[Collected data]
----
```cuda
static int conv_fwd_rows(const CdConvDesc* d, cudaStream_t st, int mode) {
  const bool by_shape = mode == 0;
  if (d->sy != 1 || d->sx != 1 || !operands_ok(d, kChunkK, 4, false)) return 1;
  for (int s = 0; s < d->nsrc; ++s) {
    const CdConvSrc& cs = d->s[s];
    if (cs.w_per_batch || cs.W != d->Wg || cs.H != d->Hg) return 1;
    for (int t = 0; t < cs.ntaps; ++t) if (cs.dy[t] < -1 || cs.dy[t] > 1 || cs.dx[t] < -1 || cs.dx[t] > 1) return 1;
  }
  TcParams p = desc_params(d, kChunkK);
  p.TW = kRowsTW; p.TH = kRowsTH; p.TN = 1;
  p.tiles_x = cd_cdiv(d->Wg, kRowsTW); p.tiles_y = cd_cdiv(d->Hg, kRowsTH); p.tiles_n = d->B;
  const int BN = d->Cout > 64 ? 128 : 64;
  p.tiles_co = cd_cdiv(d->Cout, BN);
  p.total_tiles = p.tiles_x * p.tiles_y * p.tiles_n * p.tiles_co;
  const int sms = cd_num_sms();
  if (by_shape && p.total_tiles <= sms) return 1;
  const int tiles256 = p.tiles_x * cd_cdiv(d->Hg, kR256TH) * p.tiles_n * p.tiles_co;
  const bool rows256 = (mode == 4 || (by_shape && 4 * tiles256 >= 3 * sms)) && d->oys == 1 && d->oxs == 1 && d->oy0 == 0 &&
                       d->ox0 == 0 && d->Ho == d->Hg && d->Wo == d->Wg && !(d->resid && d->act == CD_ACT_GELU_BWD) &&
                       d->Cout % 4 == 0;
  if (rows256) { p.TH = kR256TH; p.tiles_y = cd_cdiv(d->Hg, kR256TH); p.total_tiles = tiles256; }
  const CUtensorMapDataType dt = g_tf32_map_dtype ? CU_TENSOR_MAP_DATA_TYPE_TFLOAT32 : CU_TENSOR_MAP_DATA_TYPE_FLOAT32;
  CUtensorMap maps[7] = {};
  for (int s = 0; s < 2; ++s) {
    const CdConvSrc& cs = d->s[s < d->nsrc ? s : 0];
    int i = 0;
    for (int dx = -1; dx <= 1; ++dx) {
      const int i0 = i;
      for (int t = 0; t < cs.ntaps; ++t)
        if (cs.dx[t] == dx) { p.taporder[s][i] = (int8_t)t; p.tapoff[s][i] = (cs.dy[t] + 1) * kRowsTW * 128; ++i; }
      if (i > i0) { p.boxdx[s][p.nbox[s]] = (int8_t)dx; p.boxend[s][p.nbox[s]] = (int8_t)i; ++p.nbox[s]; }
    }
    if (s == 0 && cs.ntaps < 3 * p.nbox[0]) return 1;
    if (!encode_nhwc(&maps[s], dt, cs.src, cs.ld, cs.C, cs.W, cs.H, d->B, 1, 1, 0, 0, kRowsTW, p.TH + 2, 1, 1, 1,
                     s ? "rows A1" : "rows A0") ||
        !encode_weights(&maps[2 + s], dt, cs.w, cs.C, d->Cout, cs.ntaps, BN, s ? "rows B1" : "rows B0"))
      return -1;
  }
  if (rows256) {
    const float* o2 = d->out2 ? d->out2 : d->out;
    const int o2ld = d->out2 ? d->out2_ld : d->out_ld;
    if (!encode_nhwc(&maps[4], CU_TENSOR_MAP_DATA_TYPE_FLOAT32, d->out, d->out_ld, d->Cout, d->Wg, d->Hg, d->B, 1, 1, 0, 0, kRowsTW,
                     kR256TH / 2, 1, 1, 1, "rows out") ||
        !encode_nhwc(&maps[5], CU_TENSOR_MAP_DATA_TYPE_FLOAT32, o2, o2ld, d->Cout, d->Wg, d->Hg, d->B, 1, 1, 0, 0, kRowsTW,
                     kR256TH / 2, 1, 1, 1, "rows out2"))
      return -1;
    const float* opnd = rows256_operand(p);
    const int opnd_ld = d->resid ? d->resid_ld : d->aux_ld;
    if (opnd && !encode_nhwc(&maps[6], CU_TENSOR_MAP_DATA_TYPE_FLOAT32, opnd, opnd_ld, d->Cout, d->Wg, d->Hg, d->B, 1, 1, 0, 0,
                             kRowsTW, kR256TH / 4, 1, 1, 1, "rows operand"))
      return -1;
    if (BN == 128) return launch_rows256<128, 3, 3>(maps, p, st);
    return launch_rows256<64, 3, 6>(maps, p, st);
  }
  const int ctas2 = p.total_tiles > sms ? g_ctas2 : 0;
  if (BN == 128) return (ctas2 & 128) ? launch_rows<128, 3, 3, 2>(maps, p, st) : launch_rows<128, 6, 4>(maps, p, st);
  return (ctas2 & 64) ? launch_rows<64, 3, 6, 2>(maps, p, st) : launch_rows<64, 6, 8>(maps, p, st);
}
```
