# ivan-digital/qwen3-asr-swift

Hardware: AMD Instinct MI355X
Metric: audio-seconds/sec (RTF^-1) Qwen3-ASR-0.6B, 30 s@16 kHz, b=32 per GPU (higher is better)
Workload: dtype bf16; 1 GPU; Qwen3-ASR-0.6B geometry (bf16), 32 clips x 30 s per GPU (BASELINE metric's b=32; x8 GPUs = configs[2]), timed region = pcm in host memory -> mel + encoder + prompt pass + 128 forced greedy tokens -> token ids in host memory, tokens gathered over RCCL; clips_per_gpu=32, weights=bf16

## Files before the change

### qwen3-asr-swift_amd/csrc/dec_kernels.h

```cpp
#pragma once
#include "common.h"
#include "gemm.h"
#include "dec_rope.h"
#include <vector>

namespace qasr {

struct QuantRaw {
    const uint32_t* wq = nullptr;
    const void* scales = nullptr;
    const void* biases = nullptr;
    int sb_f32 = 0;
    int N = 0, K = 0, bits = 0;
};

void rmsnorm_rows_launch(const bf16_t* x, const bf16_t* w, bf16_t* y, int rows, int H, float eps, hipStream_t s);

void embed_splice_launch(const int* ids, const int* audio_src, const bf16_t* embed, const bf16_t* audio, bf16_t* x,
                         int n_pos, int H, hipStream_t s);

void gather_rows_launch(const bf16_t* src, const int* row_idx, bf16_t* dst, int n, int H, hipStream_t s);

struct KVLayout {
    bf16_t* k;
    bf16_t* v;
    int max_ctx, kv_heads, hd;
    bf16_t* vf = nullptr;
    __host__ __device__ long off(int slot, int kvh, int pos) const {
        return (((long)slot * kv_heads + kvh) * max_ctx + pos) * hd;
    }
};

void qk_norm_rope_launch(const bf16_t* qkv, const int* slot, const int* pos, int n_pos, int heads, int kv_heads,
                         int hd, const bf16_t* qn_w, const bf16_t* kn_w, float eps, const float* rope_cos,
                         const float* rope_sin, bf16_t* qr, KVLayout cache, bf16_t* vt, int vt_stride,
                         const int* cu, const int* slot_of_clip, int n_clips, int max_len, hipStream_t s, bool v_only = false);
bool qk_norm_rope_fusable(int heads, int kv_heads, int hd);

void prefill_attention_launch(const bf16_t* qr, KVLayout cache, const bf16_t* vt, int vt_stride, const int* cu,
                              const int* slot_of_clip, int n_clips, int max_len, int heads, bf16_t* out,
                              hipStream_t s, unsigned long long* dbg = nullptr);

enum DecEpi { DEC_EPI_BF16 = 0, DEC_EPI_RESID = 1, DEC_EPI_SWIGLU = 2, DEC_EPI_LOGITS = 3 };

struct DecGemvArgs {
    const bf16_t* W;
    const bf16_t* Wp;
    const bf16_t* X;
    int B, N, K;
    bf16_t* out;
    float* logits;
    float* part_val;
    int* part_idx;
};
int decode_gemv_launch(DecEpi epi, const DecGemvArgs& a, hipStream_t s);
int decode_gemv_blocks(DecEpi epi, int N);
void argmax_rows_launch(const bf16_t* x, long ld, int rows, int n, int* out, hipStream_t s);

void decode_gemv_set_debug(unsigned long long* dbg);
int decode_gemv_fused_launch(DecEpi epi, const DecGemvArgs& a, const bf16_t* norm_w, float eps, bf16_t* norm_scratch,
                             hipStream_t s);
void decode_gemv_note_route(int tuned);
int decode_gemv_last_route();

// ... 15 lines not shown
    int* ctx_len;
    int* n_active;
    int* err;
    int max_new;
    int max_tokens;
    int eos;
    int ignore_eos;
    int vocab;
    unsigned* clear = nullptr;
    int clear_words = 0;
};
struct RopeRows {
    const float* cos_table; const float* sin_table;
    float* cos_rows; float* sin_rows;
    int half;
};
void greedy_finalize_launch(const float* part_val, const int* part_idx, int n_parts, GreedyState st, int B,
                            int advance_ctx, const bf16_t* embed, bf16_t* x, int H, RopeRows rr, hipStream_t s,
                            const QuantRaw* qembed = nullptr);

void refresh_rope_rows_launch(const int* ctx_len, RopeRows rr, int B, hipStream_t s);
void rope_tables_host(float theta, int half, int n_pos, std::vector<float>& c, std::vector<float>& sn);
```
----
What you will do:
Return the span of lines in the data above that opens at the line with "Workload: dtype bf16;" and closes at the line with "## Files before the change", exactly, ends included, nothing else.

Output of the task:
Workload: dtype bf16; 1 GPU; Qwen3-ASR-0.6B geometry (bf16), 32 clips x 30 s per GPU (BASELINE metric's b=32; x8 GPUs = configs[2]), timed region = pcm in host memory -> mel + encoder + prompt pass + 128 forced greedy tokens -> token ids in host memory, tokens gathered over RCCL; clips_per_gpu=32, weights=bf16

## Files before the change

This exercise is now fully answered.